Pope Clement I (Latin : Clemens Romanus; Greek: Κλήμης Ῥώμης; died 99), also known as Saint Clement of Rome, is listed by Irenaeus and Tertullian as the fourth bishop of Rome, holding office from 88 AD to his death in 99 AD. He is considered to be the first Apostolic Father of the Church, one of the three chief ones together with Polycarp and Ignatius of Antioch.
Few details are known about Clement's life. Clement was said to have been consecrated by Peter the Apostle,and he is known to have been a leading member of the church in Rome in the late 1st century. Early church lists place him as the second or third bishop of Rome after Peter. The Liber Pontificalis states that Clement died in Greece in the third year of Emperor Trajan's reign, or 101 AD.
Clement's only genuine extant writing is his letter to the church at Corinth (1 Clement) in response to a dispute in which certain presbyters of the Corinthian church had been deposed.He asserted the authority of the presbyters as rulers of the church on the ground that the Apostles had appointed such. His letter, which is one of the oldest extant Christian documents outside the New Testament, was read in church, along with other epistles, some of which later became part of the Christian canon. These works were the first to affirm the apostolic authority of the clergy. A second epistle, 2 Clement, was once controversially attributed to Clement, although recent scholarship suggests it to be a homily by another author. In the legendary Clementine literature, Clement is the intermediary through whom the apostles teach the church.
According to tradition, Clement was imprisoned under the Emperor Trajan; during this time he is recorded to have led a ministry among fellow prisoners. Thereafter he was executed by being tied to an anchor and thrown into the sea.Clement is recognized as a saint in many Christian churches and is considered a patron saint of mariners. He is commemorated on 23 November in the Catholic Church, the Anglican Communion, and the Lutheran Church. In Eastern Orthodox Christianity his feast is kept on 24 or 25 November.
The Liber Pontificalispresents a list that makes Linus the second in the line of bishops of Rome, with Peter as first; but at the same time it states that Peter ordained two bishops, Linus and Anacletus, for the priestly service of the community, devoting himself instead to prayer and preaching, and that it was to Clement that he entrusted the Church as a whole, appointing him as his successor. Tertullian considered Clement to be the immediate successor of Peter. In one of his works, Jerome listed Clement as "the fourth bishop of Rome after Peter, if indeed the second was Linus and the third Anacletus, although most of the Latins think that Clement was second after the apostle." Clement is put after Linus and Cletus/Anacletus in the earliest (c. 180) account, that of Irenaeus, who is followed by Eusebius of Caesarea.

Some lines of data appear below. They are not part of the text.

template <int NG, int NTS>
__global__ __launch_bounds__(512, 1) void conv_pair64(const float* __restrict__ x, float* __restrict__ y,
                                                      Pair64Args a) {
    static_assert(NG == 3 || NG == 4, "column groups");
    constexpr int C = kP6C, KS = kP6KS, PL = kP6PL, SET = kP6Set, RPB = kP6RPB;
    extern __shared__ __attribute__((aligned(16))) unsigned char lds[];
    const int tid = threadIdx.x, lane = tid & 63;
    const int wave = __builtin_amdgcn_readfirstlane(tid >> 6);
    const bool roleA = wave >= 4;
    const int t = wave & 3;
    unsigned char* raw = lds;
    unsigned char* xp = raw + kP6PD * kP6Raw;

    int blk = blockIdx.x;
    if (a.remap) blk = (blk & 7) * (int)(gridDim.x >> 3) + (blk >> 3);
    if (blk >= a.items) return;
    const int seg = blk % a.nseg;
    const int n = blk / a.nseg;
    const int p0 = seg * a.RB;
    const int rbe = min(a.RB, a.H - p0);
    const int nx = rbe + 4;
    const int n1 = rbe + 2;
    const int nsteps = nx + 2;
    const int HW = a.H * a.W;
// ... 10 lines not shown
    float bk[4];
    {
        const float* b = roleA ? a.b2 : a.b1;
#pragma unroll
        for (int e = 0; e < 4; ++e) bk[e] = b ? b[roleA ? 16 * t + (lane & 15) : 16 * t + 4 * (lane >> 4) + e] : 0.0f;
    }
#pragma unroll
    for (int r = 0; r < 3; ++r)
#pragma unroll
        for (int ks = 0; ks < KS; ++ks) asm volatile("s_waitcnt vmcnt(0)" : "+v"(bw[r][ks]));
    asm volatile("s_waitcnt vmcnt(0)" : "+v"(scale), "+v"(bk[0]), "+v"(bk[1]), "+v"(bk[2]), "+v"(bk[3]));

    for (int e = tid; e < (4 * SET) / 16; e += 512) reinterpret_cast<uint4*>(xp)[e] = make_uint4(0u, 0u, 0u, 0u);
    __syncthreads();

    const __amdgpu_buffer_rsrc_t rs = rows_rsrc(x + (int64_t)n * C * HW, C * HW * 4);
    uint32_t vi[4];
#pragma unroll
    for (int i = 0; i < 4; ++i) {
        const int c = 16 * t + 4 * i + (lane >> 4), q = 4 * (lane & 15);
        vi[i] = q < a.W ? ((uint32_t)c * (uint32_t)HW + (uint32_t)q) * 4u : 0x7fffffffu;
    }
    const uint32_t raw_lds = (uint32_t)(uintptr_t)raw;
    auto load_x = [&](int sl, int jn) __attribute__((always_inline)) {
        const int h = p0 - 2 + jn;
        const bool hok = jn < nx && h >= 0 && h < a.H;
        const uint32_t roff = (uint32_t)(hok ? h : 0) * (uint32_t)a.W * 4u;
        const uint32_t base = raw_lds + (uint32_t)(sl * kP6Raw) + (uint32_t)(16 * t) * (uint32_t)RPB;
#pragma unroll
        for (int i = 0; i < 4; ++i)
            rows_dma16<(NTS & 2) != 0>(rs, (hok && vi[i] != 0x7fffffffu) ? vi[i] + roff : 0x7fffffffu, 0u,
                                       base + (uint32_t)i * 1024u);
    };
    int xwb[2] = {p6_addr(lane + 1, 2 * t) + kP6PD * kP6Raw, p6_addr(lane + 1, 2 * t + 1) + kP6PD * kP6Raw};
    asm volatile("" : "+v"(xwb[0]), "+v"(xwb[1]));
    auto split_x = [&](const unsigned char* rw, int pb) __attribute__((always_inline)) {
#pragma unroll
        for (int o = 0; o < 2; ++o) {
            uint32_t b8[8];
#pragma unroll
            for (int e = 0; e < 8; ++e)
                b8[e] = *reinterpret_cast<const uint32_t*>(rw + (16 * t + 8 * o + e) * RPB + lane * 4);
            uint4 hi, mid, lo;
            split3(b8, hi, mid, lo);
            unsigned char* pw = lds + (xwb[o] + pb);
            *reinterpret_cast<uint4*>(pw) = hi;
            *reinterpret_cast<uint4*>(pw + PL) = mid;
            *reinterpret_cast<uint4*>(pw + 2 * PL) = lo;
        }
    };

    int foff[KS];
    {
        const int p = lane & 15, g = lane >> 4;
        const int region = kP6PD * kP6Raw + (roleA ? 2 * SET : 0);
#pragma unroll
        for (int ks = 0; ks < KS; ++ks) {
            foff[ks] = p6_addr(p + ks % 3, 4 * (ks / 3) + g) + region;
            asm volatile("" : "+v"(foff[ks]));
        }
    }
    int ywb = p6_addr((lane & 15) + 1, 2 * t + (lane >> 5)) + 8 * ((lane >> 4) & 1) + kP6PD * kP6Raw + 2 * SET;
    asm volatile("" : "+v"(ywb));

    floatx4 acc[3][NG];
#pragma unroll
    for (int sl = 0; sl < 3; ++sl)
#pragma unroll
        for (int grp = 0; grp < NG; ++grp) acc[sl][grp] = floatx4{0.f, 0.f, 0.f, 0.f};

    auto mfmas = [&](auto S_, auto TR_, int pb) __attribute__((always_inline)) {
// ... 3 lines not shown
        bf16x8 af[2][NG];
        auto ldf = [&](bf16x8 (&f)[NG], int st) __attribute__((always_inline)) {
#pragma unroll
            for (int grp = 0; grp < NG; ++grp)
                f[grp] = __builtin_bit_cast(
                    bf16x8, *reinterpret_cast<const uint4*>(lds + (foff[st / 3] + (pb + (st % 3) * PL + grp * (16 * 128)))));
        };
        ldf(af[0], 0);
#pragma unroll
        for (int st = 0; st < 3 * KS; ++st) {
            if (st + 1 < 3 * KS) ldf(af[(st + 1) & 1], st + 1);
            const int ks = st / 3;
#pragma unroll
            for (int rr = 0; rr < 3; ++rr)
#pragma unroll
                for (int grp = 0; grp < NG; ++grp)
                    acc[SL[rr]][grp] =
                        TR ? __builtin_amdgcn_mfma_f32_16x16x32_bf16(bw[rr][ks], af[st & 1][grp], acc[SL[rr]][grp], 0, 0, 0)
                           : __builtin_amdgcn_mfma_f32_16x16x32_bf16(af[st & 1][grp], bw[rr][ks], acc[SL[rr]][grp], 0, 0, 0);
            __builtin_amdgcn_sched_barrier(0);
        }
    };

    floatx4 pend[NG];
#pragma unroll
    for (int grp = 0; grp < NG; ++grp) pend[grp] = floatx4{0.f, 0.f, 0.f, 0.f};

    auto stepB = [&](auto S_, int j) __attribute__((always_inline)) {
        constexpr int S6 = decltype(S_)::value;
        constexpr int S = S6 % 3;
        constexpr int D = (S + 2) % 3;
        constexpr int B2 = S6 & 1;
        asm volatile("s_waitcnt lgkmcnt(0)\n\ts_barrier" ::: "memory");
        load_x(B2, j + 2);
        {
            const int i1 = j - 3;
            const int r1 = p0 - 1 + i1;
            const bool irow = i1 >= 0 && i1 < n1 && r1 >= 0 && r1 < a.H;
            const int p = lane & 15;
            unsigned char* yw = lds + (ywb + (1 - B2) * SET);
#pragma unroll
            for (int grp = 0; grp < NG; ++grp) {
                const int q = 16 * grp + p;
                const bool okq = irow && q < a.W;
                uint32_t b4[4];
#pragma unroll
                for (int e = 0; e < 4; ++e) {
                    const float v = pend[grp][e] * scale + bk[e];
                    b4[e] = okq ? __float_as_uint(v) : 0u;
                }
                uint2 h2, m2, l2;
                split4p(b4, h2, m2, l2);
                unsigned char* yg = yw + grp * (16 * 128);
                *reinterpret_cast<uint2*>(yg) = h2;
                *reinterpret_cast<uint2*>(yg + PL) = m2;
                *reinterpret_cast<uint2*>(yg + 2 * PL) = l2;
            }
        }
        rows_wait<4>();
        split_x(raw + (1 - B2) * kP6Raw, (1 - B2) * SET);
        {
            const int h = p0 - 2 + j;
            if (j < nx && h >= 0 && h < a.H) mfmas(std::integral_constant<int, S>{}, std::true_type{}, B2 * SET);
        }
#pragma unroll
        for (int grp = 0; grp < NG; ++grp) {
            pend[grp] = acc[D][grp];
            acc[D][grp] = floatx4{0.f, 0.f, 0.f, 0.f};
        }
    };

    const __amdgpu_buffer_rsrc_t ry = rows_rsrc(y + (int64_t)n * C * HW, C * HW * 4);

    auto stepA = [&](auto S_, int j) __attribute__((always_inline)) {
        constexpr int S6 = decltype(S_)::value;
        constexpr int S = S6 % 3;
        constexpr int D = (S + 2) % 3;
        constexpr int YR = S6 & 1;
        asm volatile("s_waitcnt lgkmcnt(0)\n\ts_barrier" ::: "memory");
        {
            const int i2 = j - 4, r2 = p0 - 1 + i2;
            if (i2 >= 0 && i2 < n1 && r2 >= 0 && r2 < a.H)
                mfmas(std::integral_constant<int, S>{}, std::false_type{}, YR * SET);
        }
        const int o = j - 6;
        const bool orow = o >= 0 && o < rbe;
// ... 71 lines not shown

Early succession lists name Clement as the first, 636 second, or third successor of Peter. However, the meaning of his inclusion in these lists has been very controversial. Some believe there were presbyter-bishops as early as the 1st century, but that there is no evidence for a monarchical episcopacy in Rome at such an early date. There is also, however, no evidence of a change occurring in ecclesiastical organization in the latter half of the 2nd century, which would indicate that a new or newly-monarchical episcopacy was establishing itself. Also Dionysius of Corinth and Irenaeus of Lyon both viewed Clement as a monarchial bishop who intervened in the dispute in the church of Corinth.:
A tradition that began in the 3rd and 4th century,has identified him as the Clement that Paul mentioned in Philippians 4:3, a fellow laborer in Christ. While in the mid-19th century it was customary to identify him as a freedman of Titus Flavius Clemens, who was consul with his cousin, the Emperor Domitian, this identification, which no ancient sources suggest, afterwards lost support. The 2nd-century Shepherd of Hermas mentions a Clement whose office it was to communicate with other churches; most likely, this is a reference to Clement I.

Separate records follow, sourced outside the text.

__global__ void __launch_bounds__(kSeqWarps * 32, 1) ct_cusum_seq_kernel(CusumArgs a) {
    extern __shared__ __align__(128) unsigned char smem[];
    float* rct = reinterpret_cast<float*>(smem) + kSeqTabLead;
    const int lane = ct_lane();
    unsigned char* wbuf = smem + (kSeqTab + kSeqTabLead) * 4 + (threadIdx.x >> 5) * (kStages * kStageB);
    for (int i = (int)threadIdx.x - kSeqTabLead; i < kSeqTab; i += blockDim.x) rct[i] = i > 0 ? __fdiv_rn(1.0f, (float)i) : 0.f;
    __syncthreads();
    const int H = __float2int_rn(__fmul_rn(a.h, kSScale));
    const float dq = __fmul_rn(a.delta, kQ);
    const float hq = __fmul_rn(dq, 0.5f);
    long long nev = a.nev;
    if (a.nev_dev) { const long long d = *a.nev_dev; nev = d < nev ? d : nev; }
    const int ML = a.max_levels;
    const bool aligned = (reinterpret_cast<uintptr_t>(a.y) & 15) == 0;
    const long long seq_limit = (nev < kSeqMinEvents || !aligned) ? 0 : kSeqMax;
    const long long full_lines = a.ntot >> 5;

    bool exhausted = false;
    int f_ev = 0, f_n = 0, f_kb = 0, f_left = 0;
    unsigned f_line = 0;
    auto fetch = [&](int stage) {
        unsigned need = __ballot_sync(CT_FULL, f_left == 0 && !exhausted);
        while (need) {
            const int leader = __ffs(need) - 1;
            long long base = 0;
            if (lane == leader) base = (long long)atomicAdd(a.counter, (unsigned long long)__popc(need));
            base = __shfl_sync(CT_FULL, base, leader);
            if (f_left == 0 && !exhausted) {
                const long long slot = base + __popc(need & ((1u << lane) - 1u));
                if (slot >= nev) exhausted = true;
                else {
                    const long long ev = a.order ? a.order[slot] : slot;
                    const long long p0 = a.w0[ev];
                    const long long nn = a.w1[ev] - p0;
                    const bool bad = nn <= 0 || p0 < 0 || a.w1[ev] > a.ntot || nn > 0x3fffffffLL || (a.type && a.type[ev] != 0);
                    if (bad) { a.n_levels[ev] = 0; a.overflow[ev] = 0; }
                    else if (nn > seq_limit) a.pending[atomicAdd(a.counter + 1, 1ULL)] = (int)ev;
                    else {
                        f_ev = (int)ev; f_n = (int)nn;
                        f_kb = -(int)(p0 & (kPiece - 1));
                        f_line = (unsigned)(p0 >> 5);
                        f_left = (f_n - f_kb + kPiece - 1) >> 5;
                        a.edges[ev * (ML + 1)] = 0;
                    }
                }
            }
            need = __ballot_sync(CT_FULL, f_left == 0 && !exhausted);
        }
        unsigned char* st = wbuf + stage * kStageB;
        const bool has = f_left > 0;
        *reinterpret_cast<int4*>(st + lane * kRowB + 128) = make_int4(has ? f_ev : -1, f_kb, f_n, (int)f_line);
        int avail = 0;
        if (has) avail = (long long)f_line < full_lines ? kPiece : (int)(a.ntot - ((long long)f_line << 5));
        const unsigned myline = has ? f_line : 0u;
        const unsigned dst0 = (unsigned)__cvta_generic_to_shared(st) + (lane >> 3) * kRowB + (lane & 7) * 16;
        const char* src0 = reinterpret_cast<const char*>(a.y) + (lane & 7) * 16;
        const int c4 = (lane & 7) * 4;
        if (__all_sync(CT_FULL, avail == kPiece)) {
#pragma unroll
            for (int it = 0; it < 8; ++it) {
                const unsigned L = __shfl_sync(CT_FULL, myline, it * 4 + (lane >> 3));
                cp_async16(dst0 + it * 4 * kRowB, src0 + ((unsigned long long)L << 7), 16);
            }
        } else {
#pragma unroll
            for (int it = 0; it < 8; ++it) {
                const unsigned L = __shfl_sync(CT_FULL, myline, it * 4 + (lane >> 3));
                const int A = __shfl_sync(CT_FULL, avail, it * 4 + (lane >> 3));
                cp_async16(dst0 + it * 4 * kRowB, src0 + ((unsigned long long)L << 7), min(max(A - c4, 0), 4) * 4);
            }
        }
        asm volatile("cp.async.commit_group;" ::: "memory");
        if (has) { ++f_line; f_kb += kPiece; --f_left; }
    };

    bool running = false;
    long long p0 = 0;
    int ev = 0, n = 0;
    float x0 = 0.f, nx0 = 0.f;
    int k0 = 0, qa = 0, gp = 0, gn = 0, rp = 0, rn = 0, nedge = 1, e0 = 0;
    long long Sd = 0, Sdd = 0;
    long long Lp = 0, Lpp = 0;
    long long ZpS = 0, ZpSS = 0, ZnS = 0, ZnSS = 0;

A large congregation existed in Rome c. 58, when Paul wrote his Epistle to the Romans.Paul arrived in Rome c. 60 (Acts). Paul and Peter were said to have been martyred there. Nero persecuted Roman Christians after Rome burned in 64, and the congregation may have suffered further persecution under Domitian (81–96). Clement was the first of early Rome's most notable bishops. The Liber Pontificalis , which documents the reigns of popes, states that Clement had known Peter.
Clement is known for his epistle to the church in Corinth (c. 96), in which he asserts the apostolic authority of the bishops/presbyters as rulers of the church.The epistle mentions episkopoi (overseers, bishops) or presbyteroi (elders, presbyters) as the upper class of minister, served by the deacons, but, since it does not mention himself, it gives no indication of the title or titles used for Clement in Rome.

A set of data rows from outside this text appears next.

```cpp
static __global__ __launch_bounds__(256) void k_v2_fold_small(const float* __restrict__ folded, int KP, int H0, int grp,
                                                       const float* __restrict__ W0, int ldw0,
                                                       const float* __restrict__ b0, int add_b0,
                                                       float* __restrict__ out, int rows) {
    const int FS = KP + 16;
    for (int v = blockIdx.x * 4 + (threadIdx.x >> 6); v < rows; v += gridDim.x * 4) {
        const int col = threadIdx.x & 63;
        const float* prow = folded + (size_t)v * FS;
        float acc = 0.f;
        if (col < KP) {
            acc = prow[col];
        } else if (col < KP + H0) {
// ... 44 lines not shown
    int so[NJF];
    f32x4 xn;
    float w1a;
    float* dst;
};

template <int G_BIG, int NJF, int KPC, int H0C, int H1C, int WAVES, bool HALF, class Many>
__device__ __forceinline__ void v2j_body(const V2JRun& A, const int* __restrict__ ids, const float* __restrict__ dense,
                                         float* __restrict__ out, int B, int* __restrict__ err,
                                         const float* __restrict__ image, const Many* __restrict__ Mp) {
    constexpr bool MB = !std::is_same<Many, V2JOne>::value;
    constexpr int G_EMB = G_BIG + NJF;
    using LD = V2Lds<G_EMB, 4, KPC, H0C, H1C, true>;
    using Set = V2JSet<G_BIG, NJF>;
    constexpr int KP = LD::KP, H0 = H0C * 16;
    constexpr unsigned RB = (KP + 16) * 4;
    static_assert(KP + H0 + 1 <= V2J_SS, "small-field row layout");
    constexpr int NKR = HALF ? 1 : (G_BIG + 1) * KPC;
    static_assert(KPC == 1, "row layout: one 16-float chunk of projections per field");
    static_assert(G_BIG >= 1 && G_BIG <= 3 && NJF >= 1 && NJF <= V2J_MAX_JF, "field split");
    const int tid = threadIdx.x;
    const int lane = tid & 63;
    const int wave = __builtin_amdgcn_readfirstlane(tid >> 6);
    const int r = lane & 15, q = lane >> 4;
    const f32x4 zero = f32x4{0.f, 0.f, 0.f, 0.f};
    int m_ntpb = 0, ntasks = (B + 15) >> 4;
    if constexpr (MB) { m_ntpb = Mp->ntpb; ntasks = Mp->n * m_ntpb; }
    const int task_stride = gridDim.x * WAVES;
    const int wave_global = blockIdx.x * WAVES + wave;
    auto batch_of = [&](int tk) -> int {
        if constexpr (MB) return __builtin_amdgcn_readfirstlane(tk / m_ntpb);
// ... 54 lines not shown
            const float* nrow = stage + 128 + r * A.ND;
            const int c0 = 4 * q, last = A.n_num - 1;
            if constexpr (HALF) {
                S.xn.x = nrow[min(q, last)];
                S.xn.y = nrow[min(q + 4, last)];
            } else {
                S.xn.x = nrow[min(c0 + 0, last)];
                S.xn.y = nrow[min(c0 + 1, last)];
                S.xn.z = nrow[min(c0 + 2, last)];
                S.xn.w = nrow[min(c0 + 3, last)];
            }
        }
        const char* tb = reinterpret_cast<const char*>(A.tab0);
#pragma unroll
        for (int b = 0; b < G_BIG; ++b) S.x[b] = *reinterpret_cast<const f32x4*>(tb + (sid[b] * RB + 16u * q));
        {
            unsigned s0 = sid[0] * RB, s1 = sid[G_BIG > 1 ? 1 : 0] * RB, s2 = sid[G_BIG > 2 ? 2 : 0] * RB;
            asm("" : "+v"(s0), "+v"(s1), "+v"(s2));
            unsigned so = s0;
            if (G_BIG > 1) so = q == 1 ? s1 : so;
            if (G_BIG > 2) so = q == 2 ? s2 : so;
            S.w1a = *reinterpret_cast<const float*>(tb + (so + 4u * KP));
        }
        {
            float* out_b;
            if constexpr (MB) {
                out_b = v2j_out(*Mp, b);
                asm("" : "+s"(out_b));
            } else {
                out_b = out;
            }
            const int m = tk * 16 + r;
            S.dst = (q == 0 && m < B) ? out_b + m : nullptr;
        }
    };

    f32x4 rW0[H0C][NKR], rW1[H1C][H0C];
    f32x4 rwn[KPC], rbpn[KPC], rb1[H1C], rhfm[KPC], rhd[H1C];
    f32x4 rfn = zero;
    float rwn8[2] = {0.f, 0.f}, rfn8[2] = {0.f, 0.f}, rwf[H0C][2];
    f16x8 hWa[HALF ? G_BIG : 1][H0C], hWb[HALF ? G_BIG : 1][H0C];
    f16x8 hSel = {0, 0, 0, 0, 0, 0, 0, 0};
    auto load_weights = [&]() {
        const float* w0r = wq + LD::off_w0 + r * LD::S0;
#pragma unroll
        for (int n0 = 0; n0 < H0C; ++n0) {
            if constexpr (HALF) {
                rwf[n0][0] = small_s[A.wf_off + (n0 * 16 + r) * 8 + q];
                rwf[n0][1] = small_s[A.wf_off + (n0 * 16 + r) * 8 + q + 4];
            } else {
                rW0[n0][0] = ld4(w0r + n0 * 16 * LD::S0 + 16 * G_EMB);
            }
#pragma unroll
            for (int b = 0; b < G_BIG; ++b) {
                const f32x4 w = ld4(w0r + n0 * 16 * LD::S0 + 16 * A.big_grp[b]);
// ... 18 lines not shown
            rb1[n1] = ld4(wq + LD::off_b1 + n1 * 16);
            rhd[n1] = ld4(wq + LD::off_hd + n1 * 16);
        }
#pragma unroll
        for (int nb = 0; nb < KPC; ++nb) {
            rwn[nb] = ld4(wq + LD::off_wn + (nb * 16 + r) * LD::SN);
            rbpn[nb] = ld4(wq + LD::off_bp + G_EMB * KP + nb * 16);
            rhfm[nb] = ld4(wq + LD::off_hfm + nb * 16);
        }
        rfn = ld4(smem + LD::off_fn + 4 * (q & 1));
        if constexpr (HALF) {
            rwn8[0] = smem[LD::off_wn + r * LD::SN + q];
            rwn8[1] = smem[LD::off_wn + r * LD::SN + q + 4];
            rfn8[0] = smem[LD::off_fn + q];
            rfn8[1] = smem[LD::off_fn + q + 4];
        }
    };

    auto compute = [&](const Set& S) -> float {
#pragma clang fp contract(off)
        const f32x4 pnum = S.xn;
        f32x4 pn;
        if constexpr (HALF) {
            const f32x4 e = __builtin_amdgcn_mfma_f32_16x16x4f32(rwn8[0], pnum.x, rbpn[0], 0, 0, 0);
            const f32x4 o = __builtin_amdgcn_mfma_f32_16x16x4f32(rwn8[1], pnum.y, zero, 0, 0, 0);
            pn = e + o;
        } else {
            f32x4 e = rbpn[0], o = zero;
            e = __builtin_amdgcn_mfma_f32_16x16x4f32(rwn[0].x, pnum.x, e, 0, 0, 0);
            o = __builtin_amdgcn_mfma_f32_16x16x4f32(rwn[0].y, pnum.y, o, 0, 0, 0);
            e = __builtin_amdgcn_mfma_f32_16x16x4f32(rwn[0].z, pnum.z, e, 0, 0, 0);
            o = __builtin_amdgcn_mfma_f32_16x16x4f32(rwn[0].w, pnum.w, o, 0, 0, 0);
            pn = e + o;
        }
        float zz = ((q < G_BIG) ? S.w1a : 0.f) + (HALF ? __builtin_fmaf(rfn8[1], pnum.y, rfn8[0] * pnum.x) : ((q < 2) ? dot4f(rfn, pnum) : 0.f));
        f32x4 sp = ld4(small_s + S.so[0] + 4 * q), sq[H0C];
#pragma unroll
        for (int n0 = 0; n0 < H0C; ++n0) sq[n0] = ld4(small_s + S.so[0] + KP + 16 * n0 + 4 * q);
        float ssc = small_s[S.so[0] + KP + H0];
#pragma unroll
        for (int f = 1; f < NJF; ++f) {
            sp += ld4(small_s + S.so[f] + 4 * q);
#pragma unroll
            for (int n0 = 0; n0 < H0C; ++n0) sq[n0] += ld4(small_s + S.so[f] + KP + 16 * n0 + 4 * q);
            ssc += small_s[S.so[f] + KP + H0];
        }
        zz += (q == 3) ? ssc : 0.f;
        f32x4 hA[H0C], hB[H0C];
#pragma unroll
        for (int n0 = 0; n0 < H0C; ++n0) { hA[n0] = sq[n0]; hB[n0] = zero; }
        f32x4 s = sp + pn;
        if constexpr (HALF) {
            f32x4 aFa[H0C], aFb[H0C], aS = zero;
#pragma unroll
            for (int n0 = 0; n0 < H0C; ++n0) { aFa[n0] = zero; aFb[n0] = zero; }
            __builtin_amdgcn_sched_barrier(0);
#pragma unroll
            for (int b = 0; b < G_BIG; ++b) {
                const f16x8 xb = __builtin_bit_cast(f16x8, S.x[b]);
#pragma unroll
                for (int n0 = 0; n0 < H0C; ++n0) aFa[n0] = __builtin_amdgcn_mfma_f32_16x16x32_f16(hWa[b][n0], xb, aFa[n0], 0, 0, 0);
                aS = __builtin_amdgcn_mfma_f32_16x16x32_f16(hSel, xb, aS, 0, 0, 0);
#pragma unroll
                for (int n0 = 0; n0 < H0C; ++n0) aFb[n0] = __builtin_amdgcn_mfma_f32_16x16x32_f16(hWb[b][n0], xb, aFb[n0], 0, 0, 0);
                __builtin_amdgcn_sched_barrier(0);
            }
#pragma unroll
            for (int st = 0; st < 2; ++st)
#pragma unroll
                for (int n0 = 0; n0 < H0C; ++n0)
                    hA[n0] = __builtin_amdgcn_mfma_f32_16x16x4f32(rwf[n0][st], st ? pnum.y : pnum.x, hA[n0], 0, 0, 0);
            s = fma4s(aS, A.unscale_s, s);
#pragma unroll
            for (int n0 = 0; n0 < H0C; ++n0) hB[n0] = (aFa[n0] + aFb[n0]) * A.unscale_h;
        } else {
#pragma unroll
            for (int b = 0; b < G_BIG; ++b) s += S.x[b];
            __builtin_amdgcn_sched_barrier(0);
#pragma unroll
// ... 40 lines not shown
    };

    Set SA, SB;
    f32x4 rawA = zero, rawB = zero;
    int tA = wave_global, tB = wave_global + task_stride;
    int nA = 0, nB = 0;
    if (ntasks > 0) {
        nA = ld_raw(clampt(tA), rawA);
        nB = ld_raw(clampt(tB), rawB);
    }
#pragma unroll 1
    for (int c = wave; c < LD::total_pad / 256; c += WAVES) lds_dma16(image + c * 256 + lane * 4, smem + c * 256);
#pragma unroll 1
    for (int c = wave; c < A.small_floats / 256; c += WAVES) lds_dma16(A.small + c * 256 + lane * 4, smem + LD::total_pad + WAVES * LD::stage_floats + c * 256);
    const bool two = tA < ntasks && ntasks <= 2 * task_stride;
    constexpr int NG = G_BIG + 1;
    static_assert(NG < 16, "s_waitcnt immediate below encodes vmcnt < 16");
    if (two) {
        gather(tA, nA, rawA, SA);
        __builtin_amdgcn_s_waitcnt(0x0F70 | NG);
    } else {
        __builtin_amdgcn_s_waitcnt(0x0F70);
        if (tA < ntasks) {
            gather(tA, nA, rawA, SA);
            nA = ld_raw(clampt(tA + 2 * task_stride), rawA);
            gather(clampt(tB), nB, rawB, SB);
            nB = ld_raw(clampt(tB + 2 * task_stride), rawB);
        }
    }
    __builtin_amdgcn_s_barrier();
    load_weights();
// ... 39 lines not shown
```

According to apocryphal acta dating to the 4th century at earliest, Clement was banished from Rome to the Chersonesus during the reign of the Emperor Trajan 639and was set to work in a stone quarry. Finding on his arrival that the prisoners were suffering from lack of water, he knelt down in prayer. Looking up, he saw a lamb on a hill, went to where the lamb had stood and struck the ground with his pickaxe, releasing a gushing stream of clear water. This miracle resulted in the conversion of large numbers of the local pagans and his fellow prisoners to Christianity. As punishment, Clement was martyred by being tied to an anchor and thrown from a boat into the Black Sea. The legend recounts that every year a miraculous ebbing of the sea revealed a divinely built shrine containing his bones. However, the oldest sources on Clement's life, Eusebius and Jerome, note nothing of his martyrdom. :
The Inkerman Cave Monastery marks the supposed place of Clement's burial in the Crimea. A year or two before his own death in 869, Saint Cyril (born Constantine, 826–869) brought to Rome what he believed to be the relics of Saint Clement, bones he found in the Crimea buried with an anchor on dry land. They are now enshrined in the Basilica di San Clemente.Other relics of Saint Clement, including his head, are claimed by the Kyiv Monastery of the Caves in Ukraine.
The Liber Pontificalis states that Clement wrote two letters (though the second letter, 2 Clement, is no longer[ citation needed ] ascribed to him by many modern scholars).
Clement's only extant, uncontested text is a letter to the Christian congregation in Corinth, often called the First Epistle of Clement or 1 Clement. The history of 1 Clement clearly and continuously shows Clement as the author of this letter. It is considered the earliest authentic Christian document outside the New Testament.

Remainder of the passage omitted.